Сейчас в Пскове построена новая школа, особой планировки и вообще оригинальная по оснащению. И эту школу отдали Владимиру Андреевичу. Всю последнюю треть учебного года Масленников работал в двух школах – в новой и старой.

А недавно я встретился с ним в Глубоком. Усталый Владимир Андреевич лежал на кровати и смотрел телевизор. Я решил, что он просто приехал навестить мать, дочь да и внучку, но оказалось не совсем так. Он заехал домой вроде как попутно. Этот неспокойный, ушедший в отпуск человек, оказывается, ездит по районам с лекциями. За две с небольшим недели в Дедовическом и Опочецком районах он провел двадцать пять лекций на самые разные темы, в том числе и на международные.

Теперь, когда ты станешь ветром, ты будешь часто прилетать к этому деревянному дому с сомкнутыми крышами сараев и поветей. Двор такой в деревянной народной архитектуре носит название «мокрого». Он закрыт не полностью, и дождь стекает по скатам внутрь двора. Ты собери сюда дожди, веселые и легкие, которые играли бы по крыше, как по звучному барабану, и названивали бы по стеклам окон, как нежные цветочные колокольчики, которые рассказывают сказки для самых маленьких и самых наивных детей.

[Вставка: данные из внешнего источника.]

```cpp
DPOW_HD uint32_t trailing_zero_nibbles(uint32_t A, uint32_t B, uint32_t C, uint32_t D) {
    const uint32_t w[4] = {bswap32(D), bswap32(C), bswap32(B), bswap32(A)};
    uint32_t n = 0;
    for (int j = 0; j < 4; ++j) {
        if (w[j] == 0) { n += 8; continue; }
        uint32_t x = w[j];
        while ((x & 0xF) == 0) { x >>= 4; ++n; }
        break;
    }
    return n;
}

DPOW_HD uint32_t lane_offset(uint32_t rbits, uint32_t lane) {
    return rbits >= 6 ? lane : ((lane & ((1u << rbits) - 1u)) | ((lane >> rbits) << 8));
}
DPOW_HD uint32_t wave_uniform_v(uint64_t i0, uint32_t rbits, uint32_t base_tb) {
    const uint64_t R = 1ull << rbits;
    return base_tb | (uint32_t)(i0 & (R - 1)) | ((uint32_t)((i0 >> rbits) & 0xFFFFFFu) << 8);
}
DPOW_HD void seg_word_deltas(uint32_t t1, uint32_t t2, uint32_t seg, uint32_t seg_first, uint32_t sh,
                             uint32_t &d1, uint32_t &d2) {
    const uint64_t t = ((uint64_t)t2 << 32) | t1;
    const uint64_t x = t + ((uint64_t)(seg - seg_first) << (8 * sh));
    d1 = (uint32_t)x - t1;
    d2 = (uint32_t)(x >> 32) - t2;
}

DPOW_HD uint64_t global_of_local(uint64_t i, uint32_t rbits, uint32_t base_tb) {
    const uint64_t R = 1ull << rbits;
    return ((i >> rbits) << 8) | (uint64_t)(base_tb | (uint32_t)(i & (R - 1)));
}

}
```

### distributed-proof-of-work_amd/csrc/md5_dispatch.cpp

```cpp
#include "md5_variants.h"

namespace dpow {

hipError_t search_launch(int nblk, int w0, int sh, const Launch &L, uint32_t grid, hipStream_t stream) {
    if (!variant_exists(nblk, w0, sh)) return hipErrorInvalidValue;
    if (L.seg0 == kLsegBase) {
        if (sh != 0) return hipErrorInvalidValue;
        return nblk == 1 ? variant_launch_1_0_ls(w0, L, grid, stream)
                         : variant_launch_2_0_ls(w0, L, grid, stream);
    }
#define DPOW_CASE(n, s) \
    if (nblk == n && sh == s) return variant_launch_##n##_##s(w0, L, grid, stream);
    DPOW_CASE(1, 0) DPOW_CASE(1, 1) DPOW_CASE(1, 2) DPOW_CASE(1, 3)
    DPOW_CASE(2, 0) DPOW_CASE(2, 1) DPOW_CASE(2, 2) DPOW_CASE(2, 3)
#undef DPOW_CASE
    return hipErrorInvalidValue;
}

hipError_t search_occupancy(int nblk, int w0, int sh, int *blocks_per_cu) {
    if (!variant_exists(nblk, w0, sh)) return hipErrorInvalidValue;
#define DPOW_CASE(n, s) \
    if (nblk == n && sh == s) return variant_occupancy_##n##_##s(w0, blocks_per_cu);
    DPOW_CASE(1, 0) DPOW_CASE(1, 1) DPOW_CASE(1, 2) DPOW_CASE(1, 3)
    DPOW_CASE(2, 0) DPOW_CASE(2, 1) DPOW_CASE(2, 2) DPOW_CASE(2, 3)
#undef DPOW_CASE
    return hipErrorInvalidValue;
}

hipError_t search_prepare() {
    hipError_t e = search_k0_prepare();
#define DPOW_PREP(n, s) \
    if (e == hipSuccess) e = variant_prepare_##n##_##s();
    DPOW_PREP(1, 0) DPOW_PREP(1, 1) DPOW_PREP(1, 2) DPOW_PREP(1, 3)
    DPOW_PREP(2, 0) DPOW_PREP(2, 1) DPOW_PREP(2, 2) DPOW_PREP(2, 3)
    DPOW_PREP(1, 0_ls) DPOW_PREP(2, 0_ls)
#undef DPOW_PREP
    return e;
}

}
```

### distributed-proof-of-work_amd/csrc/md5_search_kernel.h

```cpp
#pragma once
#include <hip/hip_runtime.h>

#include "dpow_common.h"

#ifndef DPOW_VLS
#define DPOW_VLS 0
#endif
#if DPOW_VLS
#define DPOW_KNS lsk
#else
#define DPOW_KNS k
#endif

namespace dpow {
namespace DPOW_KNS {

#define DPOW_DEV __device__ __forceinline__
#define DPOW_DEV_CONST __host__ __device__ constexpr

#ifndef DPOW_NUM_SGPR
#define DPOW_NUM_SGPR 72
#endif
#ifndef DPOW_NUM_SGPR_LONG
#define DPOW_NUM_SGPR_LONG 96
#endif
#ifndef DPOW_NUM_SGPR_W15
#define DPOW_NUM_SGPR_W15 100
#endif
constexpr int kSgprLongW0 = 8;
constexpr int kWatchSleep = 16;
#ifndef DPOW_POLL_WB
#define DPOW_POLL_WB 16
#endif
constexpr bool kXcdRetire = DPOW_VLS != 0;
constexpr bool kStaticFirst = DPOW_VLS != 0;
#ifndef DPOW_WAVE_TRACE
#define DPOW_WAVE_TRACE 0
#endif
#if DPOW_WAVE_TRACE
constexpr uint32_t kTraceWaves = 8192;
constexpr uint32_t kTraceFields = 8;
static __device__ unsigned long long g_wave_trace[kTraceWaves * kTraceFields];
#endif

template <int I>
DPOW_DEV uint32_t md5_fn(uint32_t x, uint32_t y, uint32_t z) {
    constexpr int r = I / 16;
    constexpr uint32_t tt = r == 0 ? kBop3F : r == 1 ? kBop3G : r == 2 ? kBop3H : kBop3I;
    return __builtin_amdgcn_bitop3_b32(x, y, z, tt);
}


struct KConst {
    uint32_t v[128];
};

static_assert(DPOW_POLL_WB > 0, "the chunk loop polls per group of wave-blocks");
template <int NBLK, int W0, int SH>
DPOW_DEV_CONST bool seg_word(int m) {
    return (SH == 0 && m == W0 + 1) || (SH == 3 && m == W0 + 2 && m != 16 * NBLK - 2) ||
           (DPOW_VLS && SH == 0 && (m == W0 + 1 || m == 16 * NBLK - 2));
}

struct NarrowKnobs {
    bool on;
    int lead, cap, poll, sgpr;
};
constexpr NarrowKnobs narrow_knobs(int nblk, int w0) {
    if (nblk == 1) {
        switch (w0) {
            case 1: case 2: case 3: case 5: case 6: case 11:
                    return {true, 2, 0, 0, 1};
            case 4: return {true, 1, 0, -1, -1};
            case 7: return {true, 2, 0, -1, 1};
            case 8: return {true, 3, 0, 0, -1};
            case 9: return {true, 4, 0, -1, -1};
            case 10: return {true, 2, 0, 0, -1};
            default: return {false, 0, 0, -1, -1};
        }
    }
    switch (w0) {
        case 12: return {true, 3, 0, 0, -1};
        case 13: return {true, 3, 0, -1, -1};
        case 14: return {true, 2, 24, -1, -1};
        case 15: return {true, 2, 0, 0, -1};
        default: return {false, 0, 0, -1, -1};
    }
}
#ifndef DPOW_NLEAD
#define DPOW_NLEAD 0
#endif
#ifndef DPOW_NCAP
#define DPOW_NCAP 0
#endif
#ifndef DPOW_NPOLL
#define DPOW_NPOLL -1
#endif
#ifndef DPOW_NSGPR
#define DPOW_NSGPR 0
#endif

constexpr int pipe_lead(int nblk, int w0, int sh, bool narrow = false) {
    if (narrow) {
        const int lead = DPOW_NLEAD > 0 ? DPOW_NLEAD : narrow_knobs(nblk, w0).lead;
        if (lead > 0) return lead;
    }
    if (nblk == 1) {
        switch (w0 * 4 + sh) {
            case 0 * 4 + 0: return 2;
            case 0 * 4 + 3: return 2;
            case 2 * 4 + 0: return 3;
            case 2 * 4 + 1: return 1;
            case 2 * 4 + 2: return 1;
            case 3 * 4 + 0: return 3;
            case 3 * 4 + 1: return 3;
            case 3 * 4 + 2: return 3;
            case 3 * 4 + 3: return 1;
            case 4 * 4 + 0: return 2;
            case 4 * 4 + 3: return 2;
            case 6 * 4 + 3: return 2;
            case 8 * 4 + 3: return 3;
            case 9 * 4 + 0: return 2;
            case 9 * 4 + 1: return 3;
            case 9 * 4 + 2: return 3;
            case 9 * 4 + 3: return 3;
            case 10 * 4 + 3: return 5;
            default: return 4;
        }
    }
    switch (w0 * 4 + sh) {
        case 12 * 4 + 3: return 1;
        case 14 * 4 + 1: return 2;
        case 14 * 4 + 2: return 2;
        case 14 * 4 + 3: return 1;
        case 15 * 4 + 0: return 2;
        case 15 * 4 + 1: return 2;
        case 15 * 4 + 2: return 2;
        case 15 * 4 + 3: return 1;
        default: return 4;
    }
}
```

И маленькая Лена, эта с ласковым шелковистым личиком девочка, раскинув маленькие приветливые руки, пусть задержит свой голубенький взгляд и прислушивается, долго прислушивается к тому, что ей расскажет ветер. Тот самый ветер, что, может быть, рассказывал здесь сказки ее матери лет двадцать назад.

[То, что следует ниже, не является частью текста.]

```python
class UNet2DConditionModel(PackedCache):
    def __init__(self, config: Optional[UNetConfig] = None, dtype: torch.dtype = torch.float16, device=None):
        super().__init__()
        cfg = config or UNetConfig.sdxl()
        self.config = cfg
        self._dtype = dtype
        c0 = cfg.block_out_channels[0]
        ted = c0 * 4
        if cfg.time_cond_proj_dim is not None:
            raise L.OmgHipError("time_cond_proj_dim (LCM guidance embedding) is not part of SDXL-base")
        self.conv_in = Conv2d(cfg.in_channels, c0, 3, dtype=dtype, device=device)
        self.time_embedding = TimestepEmbedding(c0, ted, dtype, device)
        self.add_embedding = TimestepEmbedding(cfg.projection_class_embeddings_input_dim, ted, dtype, device)
        nb = len(cfg.block_out_channels)
        self.down_blocks = nn.ModuleList()
        self.up_blocks = nn.ModuleList()
        cout = c0
        for i, typ in enumerate(cfg.down_block_types):
            cin, cout = cout, cfg.block_out_channels[i]
            cls = CrossAttnDownBlock2D if typ == "CrossAttnDownBlock2D" else DownBlock2D
            self.down_blocks.append(cls(cfg, i, cin, cout, typ == "CrossAttnDownBlock2D", i != nb - 1, dtype, device))
        self.mid_block = UNetMidBlock2DCrossAttn(cfg, dtype, device)
        rev = list(reversed(cfg.block_out_channels))
        rev_heads = list(reversed(cfg.attention_head_dim))
        rev_layers = list(reversed(cfg.transformer_layers_per_block))
        cout = rev[0]
        for i, typ in enumerate(cfg.up_block_types):
            prev_c, cout = cout, rev[i]
            in_c = rev[min(i + 1, nb - 1)]
            cls = CrossAttnUpBlock2D if typ == "CrossAttnUpBlock2D" else UpBlock2D
            self.up_blocks.append(cls(cfg, rev_heads[i], rev_layers[i], prev_c, cout, in_c, typ == "CrossAttnUpBlock2D", i != nb - 1, dtype, device))
        self.conv_norm_out = GroupNorm(cfg.norm_num_groups, c0, cfg.norm_eps, dtype, device)
        self.conv_out = Conv2d(c0, cfg.out_channels, 3, dtype=dtype, device=device)
        self._lora_modules: Optional[List[nn.Module]] = None

    @property
    def dtype(self):
        return self._dtype

    @property
    def device(self):
        return self.conv_in.weight.device

    def attentions(self):
        for name, m in self.named_modules():
            if isinstance(m, Attention):
                yield name, m

    @property
    def attn_processors(self) -> Dict[str, object]:
        return {f"{name}.processor": m.processor for name, m in self.attentions()}

    def set_attn_processor(self, processor) -> None:
        if isinstance(processor, dict):
            for name, m in self.attentions():
                m.set_processor(processor[f"{name}.processor"])
        else:
            for _, m in self.attentions():
                m.set_processor(processor)

    def set_default_attn_processor(self) -> None:
        self.set_attn_processor(FusedAttnProcessor())

    def invalidate_packed(self) -> None:
        super().invalidate_packed()
        for m in self.modules():
            if m is not self and hasattr(m, "invalidate_packed"):
                m.invalidate_packed()

    def _load_from_state_dict(self, *a, **k):
        bump_weights_version(self)
        return super()._load_from_state_dict(*a, **k)

    def init_synthetic_(self, seed: int = 0, qk_gain: float = 1.0) -> "UNet2DConditionModel":
        g = torch.Generator(device=self.device).manual_seed(seed)
        for name, p in self.named_parameters():
            if name.endswith(".weight") and p.dim() >= 2:
                fan_in = p[0].numel()
                w = torch.randn(p.shape, generator=g, device=p.device, dtype=torch.float32) * fan_in ** -0.5
                if ".to_q." in name or ".to_k." in name:
                    w *= qk_gain
            elif name.endswith(".weight"):
                w = 1.0 + 0.1 * torch.randn(p.shape, generator=g, device=p.device, dtype=torch.float32)
            else:
                w = 0.1 * torch.randn(p.shape, generator=g, device=p.device, dtype=torch.float32)
            p.data.copy_(w.to(p.dtype))
        self.invalidate_packed()
        return self

    def set_linear_precision(self, mode: str = "fp16") -> None:
        if mode not in ("fp16", "mx8"):
            raise ValueError(mode)
        on = mode == "mx8"
        changed = False
        for name, m in self.named_modules():
            if isinstance(m, Linear):
                in_block = ".attentions." in name and not (name.endswith(".to_k") or name.endswith(".to_v")) or \
                           (".attentions." in name and ".attn1." in name)
                new = on and in_block and m.in_features % 128 == 0
                changed |= bool(getattr(m, "mx8", False)) != new
                m.mx8 = new
        self.linear_precision = mode
        if changed:
            bump_pointer_epoch()
            bump_weights_version(self)

    def set_conv_precision(self, mode: str = "fp16") -> None:
        if mode not in ("fp16", "mx8"):
            raise ValueError(mode)
        changed = False
        for m in self.modules():
            if isinstance(m, ResnetBlock2D):
                changed |= bool(getattr(m.conv1, "mx8", False)) != (mode == "mx8")
                m.conv1.mx8 = m.conv2.mx8 = mode == "mx8"
        self.conv_precision = mode
        if changed:
            bump_pointer_epoch()
            bump_weights_version(self)

    def set_precision_classes(self, classes, select=None) -> int:
        if isinstance(classes, str):
            classes = MX8_PRESETS.get(classes, (classes,))
        n = set_mx8_classes(self, classes, select)
        cl = set(classes or ())
        self.linear_precision = "mx8" if cl - {"conv1", "conv2"} else "fp16"
        self.conv_precision = "mx8" if cl & {"conv1", "conv2"} else "fp16"
        return n

    def set_lora_state(self, state: Optional[LoraState]) -> None:
        if self._lora_modules is None:
            self._lora_modules = [m for m in self.modules() if isinstance(m, (Linear, Conv2d))]
        for m in self._lora_modules:
            m.lora_state = state

    def refresh_cross_kv(self, ctx: torch.Tensor, state: Optional[LoraState]) -> None:
        self.set_lora_state(state)
        try:
            for _, m in self.attentions():
                if m.is_cross:
                    m.project_cross(ctx)
        finally:
            self.set_lora_state(None)

    def refresh_ip_kv(self, ip_ctx: torch.Tensor) -> None:
        from .attention import _ip_kv
        for _, m in self.attentions():
            if m.is_cross and getattr(m, "ip_kv_weight", None) is not None:
                _ip_kv(m, ip_ctx)

    def _pack(self):
        return {"in": ops.pack_conv_in_weight(self.conv_in.weight.data), "out": self.conv_out.weight.data.permute(0, 2, 3, 1).contiguous()}

    @staticmethod
    def _nhwc(r: torch.Tensor, dt) -> torch.Tensor:
        v = r.permute(0, 2, 3, 1)
        if v.dtype != dt:
            v = v.to(dt)
        return v if v.is_contiguous() else v.contiguous()

    def time_embed(self, timestep, B: int, text_embeds: torch.Tensor, time_ids: torch.Tensor) -> torch.Tensor:
        cfg = self.config
        dev, dt = self.device, self._dtype
        if not torch.is_tensor(timestep):
            t = torch.full((B,), float(timestep), dtype=torch.float32, device=dev)
        else:
            t = timestep.to(device=dev, dtype=torch.float32).reshape(-1)
            if t.numel() == 1:
                t = t.expand(B).contiguous()
        t_emb = ops.timestep_embedding(t.contiguous(), cfg.block_out_channels[0], dt)
        te_dim = text_embeds.shape[-1]
        add = torch.empty((B, cfg.projection_class_embeddings_input_dim), dtype=dt, device=dev)
        ops.copy2d(text_embeds.to(dt).contiguous(), add[:, :te_dim])
        tid = time_ids.to(device=dev, dtype=torch.float32).reshape(-1).contiguous()
        n_ids = tid.numel() // B
        tmp = ops.timestep_embedding(tid, cfg.addition_time_embed_dim, dt)
        ops.copy2d(tmp.view(B, n_ids * cfg.addition_time_embed_dim), add[:, te_dim:])
        aug = self.add_embedding(add)
        return self.time_embedding(t_emb, residual=aug)

    def forward(self, sample: torch.Tensor, timestep, encoder_hidden_states: torch.Tensor, class_labels=None,
                timestep_cond=None, attention_mask=None, cross_attention_kwargs=None, added_cond_kwargs=None,
                down_block_additional_residuals: Optional[Sequence[torch.Tensor]] = None,
                mid_block_additional_residual: Optional[torch.Tensor] = None, encoder_attention_mask=None,
                return_dict: bool = False, emb: Optional[torch.Tensor] = None, out: Optional[torch.Tensor] = None):
        if attention_mask is not None or encoder_attention_mask is not None or class_labels is not None or timestep_cond is not None:
            raise L.OmgHipError("attention_mask / class_labels / timestep_cond are not used on OMG's SDXL path")
        if not sample.is_cuda:
            raise L.OmgHipError("UNet2DConditionModel runs on the MI355X only (no CPU fallback)")
        cfg = self.config
        B, _, H, W = sample.shape
        dt = self._dtype
        kw = dict(cross_attention_kwargs or {})
        kw.pop("scale", None)
        row_residuals = kw.pop("omg_residuals", None)
        if emb is None:
            if added_cond_kwargs is None:
                raise L.OmgHipError("added_cond_kwargs={'text_embeds','time_ids'} is required (addition_embed_type='text_time')")
            emb = self.time_embed(timestep, B, added_cond_kwargs["text_embeds"], added_cond_kwargs["time_ids"])
        ctx = _Ctx(ops.silu(emb), encoder_hidden_states.to(dt).contiguous() if encoder_hidden_states.dtype != dt or not encoder_hidden_states.is_contiguous() else encoder_hidden_states, B)
        bw = self._pk()
        x_in = sample.contiguous()
        if x_in.dtype not in (torch.float32, dt):
            x_in = x_in.to(dt)
        h = ops.conv_in(x_in, bw["in"], self.conv_in.bias, dt)
        skips: List[torch.Tensor] = [h]
        for blk in self.down_blocks:
            h = blk(h, ctx, kw, skips)
        if down_block_additional_residuals is not None:
            if len(down_block_additional_residuals) != len(skips):
                raise ValueError(f"expected {len(skips)} down-block residuals, got {len(down_block_additional_residuals)}")
            skips[-1] = skips[-1].clone()
            for s_, r in zip(skips, down_block_additional_residuals):
                ops.add_(s_, self._nhwc(r, dt))
        if row_residuals:
            skips[-1] = skips[-1].clone() if down_block_additional_residuals is None else skips[-1]
            for r0, r1, down, _ in row_residuals:
                for s_, r in zip(skips, down):
                    ops.add_(s_[r0:r1], self._nhwc(r, dt))
        h = self.mid_block(h, ctx, kw)
        if mid_block_additional_residual is not None:
            ops.add_(h, self._nhwc(mid_block_additional_residual, dt))
        if row_residuals:
            for r0, r1, _, mid in row_residuals:
                ops.add_(h[r0:r1], self._nhwc(mid, dt))
        for blk in self.up_blocks:
            h = blk(h, ctx, kw, skips)
        h = self.conv_norm_out(h, silu=True)
        y = ops.conv_out(h, bw["out"], self.conv_out.bias, out=out)
        if out is None and sample.dtype != torch.float32:
            y = y.to(sample.dtype)
        if return_dict:
            return SimpleNamespace(sample=y)
        return (y,)
```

А мать Люся, теперь Людмила Владимировна, здесь выросла и здесь окончила школу. После школы она окончила Псковский педагогический институт и вернулась в Глубокое преподавать биологию. В те классы, где несколько лет назад на уроке умерла ее мать Антонина Петровна – от гипертонического удара. После этого отец и уехал в Псков. Теперь Люся живет в родительском доме и сама стала хозяйкой. Новые хозяева – новые приметы. Старого крыльца больше нет. Со вчерашнего дня Люся и ее муж Николай, совхозный шофер, заливали бетоном новое крыльцо. И оба, спокойные, крупные, уверенные в движениях, месили раствор и лопатой разливали его по опалубке. Крыльцо будет широкое, гостеприимное, каким и был все эти годы родительский дом, куда любой мог прийти за советом, за книжкой или просто посмотреть телевизор. Вечером, когда новое крыльцо уже было готово, Люся и Николай уходили под сумерки в поле, косить траву, и Николай шел с косой на плече.